In the backyard of my childhood home, there was a swamp, a mud kingdom of sorts. For hours each afternoon, we played hide-and-seek behind the ferns and skunk cabbage. Some days we crossed the wooden bridge to my parent’s garden to pick raspberries, blackberries, peaches, whatever the neighborhood kids hadn’t yet stolen. We walked through the creek that marked the border between towns, muddying our overalls. We hid toy parachute soldiers in trees, inside holes carved out in the trunks masking the secret lives of chipmunks. We pranced along the green moss carpet. As evening approached, we were herded like cattle to the dinner table to eat our chicken and carrots and drink a full glass of milk. The faster we ate, the more time we’d have outside before the sun went down.

As a child, my imagination was fueled by this kingdom—the swamp, the gardens, the surrounding woods. We spent hours without a single planned activity, running circles in our swamp playroom, chasing sunlight that cut through the trees. Immersing myself in the natural world awakened my curiosity and prompted my desire to write, to draw, to imagine. This interaction with nature ignited my creativity.

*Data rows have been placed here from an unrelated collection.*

#define USSEG_KNOBS(X)                                                                                                                  \
                                                                                                                      \
  X(K_BIG,                "USSEG_BIG",                INT,     1,     ONCE,     "0: conv_big and the streaming conv take no launch")        \
  X(K_BIG_PX,             "USSEG_BIG_PX",             INT,     0,     ONCE,     "conv_big: force the pixel tile (128 / 256; 0: planner)")   \
  X(K_BIG_NT,             "USSEG_BIG_NT",             INT,     0,     ONCE,     "conv_big: force the channel tile (1 / 2 / 4 x 16; 0: planner)") \
  X(K_BIG_MIN_WG,         "USSEG_BIG_MIN_WG",         INT,     128,   ONCE,     "conv_big: smallest launch it takes, in workgroups")        \
  X(K_BIG_WG_TILE,        "USSEG_BIG_WG_TILE",        INT,     512,   ONCE,     "conv_big: narrow the channel tile below this many workgroups") \
  X(K_BIG_MIN_CIN,        "USSEG_BIG_MIN_CIN",        INT,     33,    ONCE,     "conv_big: fewest input channels of a pass it takes")       \
  X(K_BIG_STAGES,         "USSEG_BIG_STAGES",         INT,     0,     ONCE,     "conv_big LDS stages: 0 by launch size, 1 / 2 forced")      \
  X(K_BIG_W8,             "USSEG_BIG_W8",             INT,     1,     PER_CALL, "256-pixel tile on eight waves: 0 never, 1 planner, 2 forced") \
  X(K_BIG_W8_MIN,         "USSEG_BIG_W8_MIN",         INT,     128,   ONCE,     "fewest workgroups left for the eight-wave tile")           \
  X(K_STREAM,             "USSEG_STREAM",             INT,     1,     ONCE,     "0: the streaming conv takes no launch")                    \
  X(K_STREAM_PX,          "USSEG_STREAM_PX",          INT,     0,     ONCE,     "streaming conv: force the pixel tile (128 / 256; 0: planner)") \
  X(K_STREAM_MIN_STEPS,   "USSEG_STREAM_MIN_STEPS",   INT,     1,     PER_CALL, "streaming conv: fewest K steps per workgroup it takes")    \
  X(K_STREAM_WGX,         "USSEG_STREAM_WGX",         INT,     0,     PER_CALL, "streaming conv: force grid.x (>= 8, rounded down to a multiple of 8)") \
  X(K_STREAM_OCC,         "USSEG_STREAM_OCC",         INT,     0,     ONCE,     "streaming conv: cap on workgroups per CU (0: by LDS)")     \
  X(K_STREAM_RES,         "USSEG_STREAM_RES",         INT,     1,     ONCE,     "0: passes with a residual do not stream")                  \
  X(K_STREAM_MULTI,       "USSEG_STREAM_MULTI",       INT,     1,     ONCE,     "0: multi-job launches do not stream")                      \
  X(K_STREAM_MERGE,       "USSEG_STREAM_MERGE",       INT,     1,     PER_CALL, "streaming jobs of one plan in one launch (0: a launch per job)") \
                                                                                                     \
  X(K_NO_HALO,            "USSEG_NO_HALO",            PRESENT, 0,     ONCE,     "the halo-tile conv and weight-gradient kernels take no launch") \
  X(K_NO_PERSIST,         "USSEG_NO_PERSIST",         PRESENT, 0,     ONCE,     "conv_halo: never the persistent variant")                  \
  X(K_PERSIST_OCC,        "USSEG_PERSIST_OCC",        INT,     0,     ONCE,     "persistent conv_halo: workgroups per CU (0: by LDS)")      \
                                                                                                                    \
  X(K_IGEMM_WG_MIN,       "USSEG_IGEMM_WG_MIN",       INT,     256,   ONCE,     "igemm: narrow the channel tile below this many workgroups") \
  X(K_IGEMM_KC,           "USSEG_IGEMM_KC",           INT,     0,     ONCE,     "register-staged igemm: force the K step (4 / 8 chunks; 0: by K length)") \
  X(K_IGEMM_DMA,          "USSEG_IGEMM_DMA",          INT,     1,     ONCE,     "0: never the LDS-DMA igemm")                               \
  X(K_IGEMM_DMA_MIN,      "USSEG_IGEMM_DMA_MIN",      INT,     4,     ONCE,     "LDS-DMA igemm: fewest K chunks it takes")                  \
  X(K_IGEMM_DMA_BATCHED,  "USSEG_IGEMM_DMA_BATCHED",  INT,     1,     ONCE,     "0: batched GEMMs stay on the register-staged igemm")       \
  X(K_IGEMM_XCD,          "USSEG_IGEMM_XCD",          INT,     1,     ONCE,     "XCD-aware item order: 0 off, 1 activation-heavy launches, 2 all") \
  X(K_IGEMM_PERSIST,      "USSEG_IGEMM_PERSIST",      INT,     1,     ONCE,     "0: never the persistent LDS-DMA igemm")                    \
  X(K_IGEMM_STAGES8,      "USSEG_IGEMM_STAGES8",      INT,     4,     ONCE,     "ring depth of sparse long-K 128-channel launches (2: off, 3, 4)") \
  X(K_IGEMM_STAGES8_WG,   "USSEG_IGEMM_STAGES8_WG",   INT,     256,   ONCE,     "largest launch, in workgroups, that gets the deeper ring") \
                                                                                                         \
  X(K_WGRAD_DMA,          "USSEG_WGRAD_DMA",          INT,     1,     ONCE,     "0: never the LDS-DMA per-tap weight gradient / batched TN GEMM") \
  X(K_WGRAD_TM,           "USSEG_WGRAD_TM",           INT,     0,     ONCE,     "per-tap wgrad: force the tile (1: 64x64, 2: 128x128; 0: planner)") \
  X(K_WGD_TARGET,         "USSEG_WGD_TARGET",         INT,     512,   ONCE,     "per-tap wgrad: workgroups the split-K aims for")           \
  X(K_WGD_CAP,            "USSEG_WGD_CAP",            INT,     4,     ONCE,     "per-tap wgrad: slab traffic cap, in multiples of the operand bytes") \
  X(K_WG_QUANT,           "USSEG_WG_QUANT",           INT,     1,     ONCE,     "0: no wave-quantisation search of the split count (both wgrad kernels)") \
  X(K_WGRAD_DEBUG,        "USSEG_WGRAD_DEBUG",        PRESENT, 0,     ONCE,     "print every weight-gradient plan to stderr")               \
  X(K_WGRAD_POW2,         "USSEG_WGRAD_POW2",         INT,     1,     ONCE,     "0: no shift decode of power-of-two grids")                 \
  X(K_WGRAD_XCD,          "USSEG_WGRAD_XCD",          INT,     1,     ONCE,     "0: no XCD-aware item order in the per-tap wgrad")          \
  X(K_WG_TARGET,          "USSEG_WG_TARGET",          INT,     256,   ONCE,     "halo wgrad: workgroups the split-K aims for")              \
  X(K_SLAB_CAP,           "USSEG_SLAB_CAP",           INT,     2,     ONCE,     "halo wgrad: slab traffic cap, in multiples of the operand bytes") \
  X(K_WGHALO_XCD,         "USSEG_WGHALO_XCD",         INT,     1,     ONCE,     "0: no XCD-aware item order in the halo wgrad")             \
  X(K_WGRAD_PF,           "USSEG_WGRAD_PF",           INT,     1,     ONCE,     "0: halo wgrad without the register prefetch")              \
  X(K_WGRAD_8W,           "USSEG_WGRAD_8W",           INT,     1,     ONCE,     "0: the 64x64 halo wgrad tile on four waves, not eight")    \
  X(K_TCONV_HALO,         "USSEG_TCONV_HALO",         INT,     0,     PER_CALL, "1: transposed-conv wgrad as four parity-class halo jobs")  \
                                                                                                                      \
  X(K_CARD_BWD_G,         "USSEG_CARD_BWD_G",         INT,     0,     ONCE,     "fused cardinal backward: force the workgroup pairs (0: one resident wave)") \
  X(K_LN_TILE,            "USSEG_LN_TILE",            INT,     1,     ONCE,     "0: never the tile LayerNorm backward")                     \
  X(K_LN_PAIR,            "USSEG_LN_PAIR",            INT,     1,     ONCE,     "0: never the paired LayerNorm backward launch")            \
  X(K_LN_TILE_MIN,        "USSEG_LN_TILE_MIN",        INT,     32768, ONCE,     "fewest pixels for the tile / paired LayerNorm backward")   \
                                                                                     \
  X(K_FLASH_TILE,         "USSEG_FLASH_TILE",         INT,     -1,    ONCE,     "fused attention tiling 0 / 1 / 2 (-1: by problem size)")   \
  X(K_WINATTN_MFMA,       "USSEG_WINATTN_MFMA",       INT,     1,     ONCE,     "0: window attention without the MFMA kernels")             \
  X(K_LOSS_PPT,           "USSEG_LOSS_PPT",           INT,     4,     ONCE,     "softmax + loss kernel: pixels per thread")
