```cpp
static int backtrack(hymet_ctx *ctx, const hymet_mm_opt *opt, int bw, int64_t n, const Groups &Gr, const WorkList &W,
                     const DevBuf &f, const DevBuf &p, DevBuf &t, const ZOrder &Z, Backtrack &B) {
    HY_HIP(B.ids.alloc(4 * (size_t)n, ctx->stream));
    HY_HIP(B.u.alloc(8 * (size_t)n, ctx->stream));
    HY_HIP(B.first.alloc(8 * (size_t)n, ctx->stream));
    HY_HIP(B.n_chains.alloc(4 * (size_t)Gr.G, ctx->stream));
    return launch_backtrack(ctx, Gr.g_start.as<int64_t>(), f.as<int32_t>(), p.as<int32_t>(), t.as<int32_t>(), Z.cnt.as<int32_t>(),
                            Z.idx.as<int32_t>(), (int32_t)Gr.G, W.order.as<int32_t>(), (int32_t)W.n_work, opt->min_cnt,
                            opt->min_chain_score, bw, B.ids.as<int32_t>(), B.u.as<uint64_t>(), B.first.as<int64_t>(),
                            B.n_chains.as<int32_t>(), n);
}

static int chain_list(hymet_ctx *ctx, const AnchorSet &A, int n_q, const Groups &Gr, const Backtrack &B, ChainSet &C,
                      DevBuf &cfirst) {
    const int64_t G = Gr.G;
    DevBuf cpos;
    int64_t NC = 0;
    int rc = scan_flags(ctx, (const uint32_t *)B.n_chains.p, G, cpos, &NC);
    if (rc) return rc;
    C.n_chain = NC;
    DevBuf ckey, cu, cf;
    HY_HIP(ckey.alloc(8 * (size_t)(NC + 1), ctx->stream));
// ... 74 lines not shown
    HY_ARG(n >= 0 && n < INT32_MAX, "chain_set: an anchor set of 2^31 anchors or more (32-bit chain links)");
    C.ax = A.ax.as<uint64_t>(), C.ay = A.ay.as<uint32_t>(), C.span = A.span;
    if (n == 0) {
        HY_HIP(C.d_qc.alloc(8 * (size_t)(n_q + 1), ctx->stream));
        HY_HIP(C.d_qb.alloc(8 * (size_t)(n_q + 1), ctx->stream));
        HY_HIP(hipMemsetAsync(C.d_qc.p, 0, 8 * (size_t)(n_q + 1), ctx->stream));
        HY_HIP(hipMemsetAsync(C.d_qb.p, 0, 8 * (size_t)(n_q + 1), ctx->stream));
        return HYMET_OK;
    }
    int rc = derive_heads(ctx, A);
    if (rc) return rc;
    Groups Gr;
    rc = build_groups(ctx, A, n_q, Gr);
    if (rc) return rc;
    DevBuf t;
    HY_HIP(t.alloc(4 * (size_t)n, ctx->stream));
    HY_HIP(hipMemsetAsync(t.p, 0, 4 * (size_t)n, ctx->stream));
    WorkList W;
    rc = build_work_list(ctx, Gr, opt->min_cnt, W);
    if (rc) return rc;
    if (env_flag("HYMET_CHAIN_STATS"))
        fprintf(stderr, "[chain] bw %d anchors %lld groups %lld work %lld largest %lld\n", bw, (long long)n, (long long)Gr.G,
                (long long)W.n_work, (long long)W.largest);
    DevBuf f, p;
    rc = chain_dp(ctx, DpArgs{opt->max_gap, opt->rmq_inner_dist, bw, opt->max_chain_skip, opt->rmq_size_cap, pen_gap, pen_skip,
                              opt->min_cnt}, A, Gr, W, f, p, t);
    if (rc) return rc;
    ZOrder Z;
    rc = z_order(ctx, opt->min_chain_score, f, n, Gr, W, Z);
    if (rc) return rc;
    Backtrack B;
    rc = backtrack(ctx, opt, bw, n, Gr, W, f, p, t, Z, B);
    if (rc) return rc;
    DevBuf cfirst;
    rc = chain_list(ctx, A, n_q, Gr, B, C, cfirst);
    if (rc) return rc;
    rc = chain_layout(ctx, A, n_q, B.ids, cfirst, C, lj, copy, t);
    if (rc) return rc;
    C.ids.swap(B.ids);
    C.cfirst.swap(cfirst);
    return HYMET_OK;
}

static int compact_marked(hymet_ctx *ctx, const AnchorSet &S1, const int32_t *mark, const uint32_t *flag, int n_q,
                          int64_t expect, AnchorSet &S2) {
    hipStream_t st = ctx->stream;
    const int64_t n1 = S1.n, nt = cdiv(n1, 4096);
    DevBuf tcnt, toff, tlast;
    HY_HIP(tcnt.alloc(4 * (size_t)(nt + 1), st));
    HY_HIP(toff.alloc(8 * (size_t)(nt + 1), st));
    HY_HIP(tlast.alloc(8 * (size_t)(nt + 1), st));
    hipLaunchKernelGGL(mark_count_kernel, dim3((unsigned)nt), dim3(256), 0, st, mark, n1, flag,
                       S1.d_off.as<int64_t>(), n_q, tcnt.as<uint32_t>(), tlast.as<int64_t>());
    HY_CHECK_LAUNCH("mark_count_kernel");
    int64_t A2 = 0;
    int rc = exclusive_scan_u32_i64(ctx, tcnt.as<uint32_t>(), toff.as<int64_t>(), nt, &A2);
    if (rc) return rc;
    if (expect >= 0 && A2 != expect) return hymet::fail(HYMET_E_INTERNAL, "hymet_mm_map: long-join anchor count mismatch");
    HY_HIP(S2.ax.alloc(8 * (size_t)(A2 + 1), st));
// ... 3 lines not shown
    HY_HIP(hipMemsetAsync(S2.hb.p, 0, head_bits_bytes(A2), st));
    hipLaunchKernelGGL(mark_compact_kernel, dim3((unsigned)nt), dim3(256), 0, st, mark, n1, flag,
                       S1.d_off.as<int64_t>(), n_q, toff.as<int64_t>(), tlast.as<int64_t>(), S1.ax.as<uint64_t>(),
                       S1.ay.as<uint32_t>(), S2.ax.as<uint64_t>(), S2.ay.as<uint32_t>(), S2.hb.as<uint32_t>(),
                       S2.ax32.as<uint32_t>());
    HY_CHECK_LAUNCH("mark_compact_kernel");
    S2.n = A2;
    S2.span = S1.span;
    S2.has_hb = S2.has_x32 = true;
    return HYMET_OK;
}

int marked_anchor_set(hymet_ctx *ctx, const AnchorSet &S1, const LeanJoin &lj, const uint32_t *flag, int n_q, int64_t A2,
                      AnchorSet &S2) {
    if (A2 != lj.n2) return hymet::fail(HYMET_E_INTERNAL, "hymet_mm_map: long-join anchor count mismatch");
    return compact_marked(ctx, S1, lj.mark.as<int32_t>(), flag, n_q, A2, S2);
}

static int narrow_y(const uint64_t *h_y, int64_t n, std::vector<uint32_t> &y32, int *span, const char *what) {
    y32.resize((size_t)n);
    for (int64_t i = 0; i < n; i++) {
        if ((h_y[i] >> 32) != (h_y[0] >> 32)) return hymet::fail(HYMET_E_ARG, what);
        y32[(size_t)i] = (uint32_t)h_y[i];
    }
    *span = n > 0 ? (int)(h_y[0] >> 32 & 0xff) : 0;
    return HYMET_OK;
}

}
}

// ... 16 lines not shown
    if (rc) return rc;
    HY_HIP(A.ax.alloc(8 * (size_t)n, st));
    HY_HIP(A.ay.alloc(4 * (size_t)n, st));
    HY_HIP(A.d_off.alloc(sizeof h_off, st));
    HY_HIP(hipMemcpyAsync(A.ax.p, h_x, 8 * (size_t)n, hipMemcpyHostToDevice, st));
    HY_HIP(hipMemcpyAsync(A.ay.p, y32.data(), 4 * (size_t)n, hipMemcpyHostToDevice, st));
    HY_HIP(hipMemcpyAsync(A.d_off.p, h_off, sizeof h_off, hipMemcpyHostToDevice, st));
    rc = derive_heads(ctx, A);
    if (rc) return rc;
    Groups Gr;
    rc = build_groups(ctx, A, 1, Gr);
    if (rc) return rc;
    WorkList W;
    rc = build_work_list(ctx, Gr, 1, W);
    if (rc) return rc;
    DevBuf f, p, t;
    HY_HIP(t.alloc(4 * (size_t)n, st));
    HY_HIP(hipMemsetAsync(t.p, 0, 4 * (size_t)n, st));
    rc = chain_dp(ctx, DpArgs{max_dist, max_dist_inner, bw, max_chn_skip, cap_rmq_size, pen_gap, pen_skip, 1}, A, Gr, W, f, p, t);
    if (rc) return rc;
    HY_HIP(hipMemcpyAsync(h_f, f.p, 4 * (size_t)n, hipMemcpyDeviceToHost, st));
    std::vector<int32_t> p32((size_t)n);
    HY_HIP(hipMemcpyAsync(p32.data(), p.p, 4 * (size_t)n, hipMemcpyDeviceToHost, st));
    HY_HIP(hipStreamSynchronize(st));
    for (int64_t i = 0; i < n; i++) h_p[i] = p32[(size_t)i];
    return HYMET_OK;
}

extern "C" int hymet_mm_mark_compact(hymet_ctx *ctx, const uint64_t *h_x, const uint64_t *h_y, const int32_t *h_mark, int64_t n,
                                     const int64_t *h_qoff, const uint32_t *h_qflag, int32_t n_q, uint64_t *h_ox,
                                     uint64_t *h_oy, uint32_t *h_ohb, int64_t *n_kept) {
    HY_ARG(ctx && h_x && h_y && h_mark && h_qoff && h_qflag && h_ox && h_oy && h_ohb && n_kept,
           "hymet_mm_mark_compact: null argument");
    HY_ARG(n > 0 && n < INT32_MAX && n_q > 0, "hymet_mm_mark_compact: n or n_q out of range");
    HY_ARG(h_qoff[0] == 0 && h_qoff[n_q] == n, "hymet_mm_mark_compact: query offsets do not span the anchors");
    for (int32_t q = 0; q < n_q; q++) HY_ARG(h_qoff[q] <= h_qoff[q + 1], "hymet_mm_mark_compact: query offsets not rising");
    HY_HIP(hipSetDevice(ctx->device));
    hipStream_t st = ctx->stream;
    AnchorSet S1, S2;
    S1.n = n;
    std::vector<uint32_t> y32;
    int rc = narrow_y(h_y, n, y32, &S1.span, "hymet_mm_mark_compact: the anchors' y values carry different spans");
    if (rc) return rc;
    DevBuf mark, flag;
    HY_HIP(S1.ax.alloc(8 * (size_t)n, st));
    HY_HIP(S1.ay.alloc(4 * (size_t)n, st));
    HY_HIP(S1.d_off.alloc(8 * (size_t)(n_q + 1), st));
    HY_HIP(mark.alloc(4 * (size_t)n + 16, st));
    HY_HIP(flag.alloc(4 * (size_t)n_q, st));
    HY_HIP(hipMemcpyAsync(S1.ax.p, h_x, 8 * (size_t)n, hipMemcpyHostToDevice, st));
    HY_HIP(hipMemcpyAsync(S1.ay.p, y32.data(), 4 * (size_t)n, hipMemcpyHostToDevice, st));
    HY_HIP(hipMemcpyAsync(S1.d_off.p, h_qoff, 8 * (size_t)(n_q + 1), hipMemcpyHostToDevice, st));
    HY_HIP(hipMemcpyAsync(mark.p, h_mark, 4 * (size_t)n, hipMemcpyHostToDevice, st));
    HY_HIP(hipMemcpyAsync(flag.p, h_qflag, 4 * (size_t)n_q, hipMemcpyHostToDevice, st));
    rc = compact_marked(ctx, S1, mark.as<int32_t>(), flag.as<uint32_t>(), n_q, -1, S2);
    if (rc) {
        HY_HIP(hipStreamSynchronize(st));
        return rc;
    }
    const int64_t m = S2.n;
    std::vector<uint32_t> oy32((size_t)m);
    if (m > 0) {
        HY_HIP(hipMemcpyAsync(h_ox, S2.ax.p, 8 * (size_t)m, hipMemcpyDeviceToHost, st));
        HY_HIP(hipMemcpyAsync(oy32.data(), S2.ay.p, 4 * (size_t)m, hipMemcpyDeviceToHost, st));
        HY_HIP(hipMemcpyAsync(h_ohb, S2.hb.p, 4 * (size_t)((m + 31) / 32), hipMemcpyDeviceToHost, st));
    }
    HY_HIP(hipStreamSynchronize(st));
    for (int64_t i = 0; i < m; i++) h_oy[i] = (h_y[0] >> 32) << 32 | oy32[(size_t)i];
    *n_kept = m;
    return HYMET_OK;
// ... 2 lines not shown
```
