class MemoryReport(C.Structure):
    _fields_ = [("device_buffer_bytes", C.c_int64), ("pool_live_bytes", C.c_int64), ("pool_cached_bytes", C.c_int64),
                ("pinned_host_bytes", C.c_int64), ("live_matchers", C.c_int32), ("live_streams", C.c_int32),
                ("live_events", C.c_int32), ("reserved", C.c_int32)]


class BaProblem(C.Structure):
    _fields_ = [("model", C.c_int32), ("num_cameras", C.c_int32), ("num_points", C.c_int32),
                ("num_observations", C.c_int32),
                ("cam_params", C.c_void_p), ("cam_const", C.c_void_p),
                ("img_width", C.c_void_p), ("img_height", C.c_void_p),
                ("points", C.c_void_p), ("obs_xy", C.c_void_p),
                ("obs_camera", C.c_void_p), ("obs_point", C.c_void_p)]


class BaOptions(C.Structure):
    _fields_ = [("huber_delta", C.c_double), ("function_tolerance", C.c_double),
                ("gradient_tolerance", C.c_double), ("parameter_tolerance", C.c_double),
                ("max_num_iterations", C.c_int32), ("optimize_points", C.c_int32),
                ("initial_trust_region_radius", C.c_double), ("max_trust_region_radius", C.c_double),
                ("min_trust_region_radius", C.c_double), ("min_relative_decrease", C.c_double),
                ("min_lm_diagonal", C.c_double), ("max_lm_diagonal", C.c_double),
                ("jacobi_scaling", C.c_int32), ("max_consecutive_invalid_steps", C.c_int32),
                ("device", C.c_int32), ("verbose", C.c_int32),
                ("retriangulate_points", C.c_int32), ("reserved", C.c_int32)]


class TracksSummary(C.Structure):
    _fields_ = [("num_tracks", C.c_int32), ("num_invalid_tracks", C.c_int32), ("num_features", C.c_int64)]


class OutlierStats(C.Structure):
    _fields_ = [("mean", C.c_double), ("sigma", C.c_double),
                ("num_with_point", C.c_int32), ("num_kept", C.c_int32)]


class BaSummary(C.Structure):
    _fields_ = [("initial_cost", C.c_double), ("final_cost", C.c_double),
                ("num_iterations", C.c_int32), ("num_successful_steps", C.c_int32),
                ("num_unsuccessful_steps", C.c_int32), ("termination", C.c_int32),
                ("mean_point_change", C.c_double), ("max_point_change", C.c_double),
                ("solve_ms", C.c_double), ("point_pass_ms", C.c_double),
                ("pair_pass_ms", C.c_double), ("cholesky_ms", C.c_double),
                ("back_pass_ms", C.c_double),
                ("linearizations", C.c_int32), ("num_pair_entries", C.c_int32),
                ("lm_loop_ms", C.c_double),
                ("flow_fallbacks", C.c_int32), ("order_arcs", C.c_int32),
                ("chain_blocks_natural", C.c_int32), ("chain_blocks", C.c_int32)]


class BaLinCapture(C.Structure):
    ARRAYS = ("scale_c", "diag_c", "S", "rhs", "scale_p", "diag_p", "vinv", "ge", "y_c", "cand_cams", "cand_points")
    _fields_ = [(n, C.c_void_p) for n in ARRAYS] + [("nc", C.c_int32), ("reserved", C.c_int32)] + \
               [(n, C.c_double) for n in ("initial_cost", "grad_max", "radius", "model_cost_change", "cand_cost",
                                          "relative_decrease")] + \
               [(n, C.c_int32) for n in ("stopped", "accepted", "flow_aborted", "num_pad")] + \
               [(n, C.c_double) for n in ("pad_diag_min", "pad_diag_max", "pad_off_max")] + \
               [(n, C.c_int32) for n in ("win_num", "win_over", "small_lists", "dense", "dense_splits", "num_pairs", "pair_chunk",
                                         "max_chunks", "multi_chunk_pairs", "order_arcs", "span", "N", "small_solve",
                                         "one_launch", "post_fused", "back_fused")]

Yet if creativity and imagination are inspired by nature, what does that mean for children—or adults, for that matter—who spend their afternoons inside, perhaps glued to a screen, be it a television, computer, cell phone, or other device? With our tendency to spend more time indoors, more time focused on technology rather than nature, is the future of creativity in jeopardy?

When I was about eight years old, I had a horrible fight with my mother. As I recall, she was being completely unreasonable (although I no longer remember what we argued about). I decided to run away from home and knew exactly where I would go: the backyard. My sister kindly helped me pack. I gathered three pairs of pants, extra socks, and a box of Shark Bites fruit snacks in case I had any difficulty living off of pine needle sandwiches. I took the mobile phone so people could reach me if I received any calls. I planned to live among the squirrels and chipmunks. I would hide under the rocks if it rained. And I would be close enough to home so I could sneak in and steal extra Shark Bites from my parents’ kitchen if things became dire. I planned to spend my days writing and illustrating children’s books that detailed my adventures.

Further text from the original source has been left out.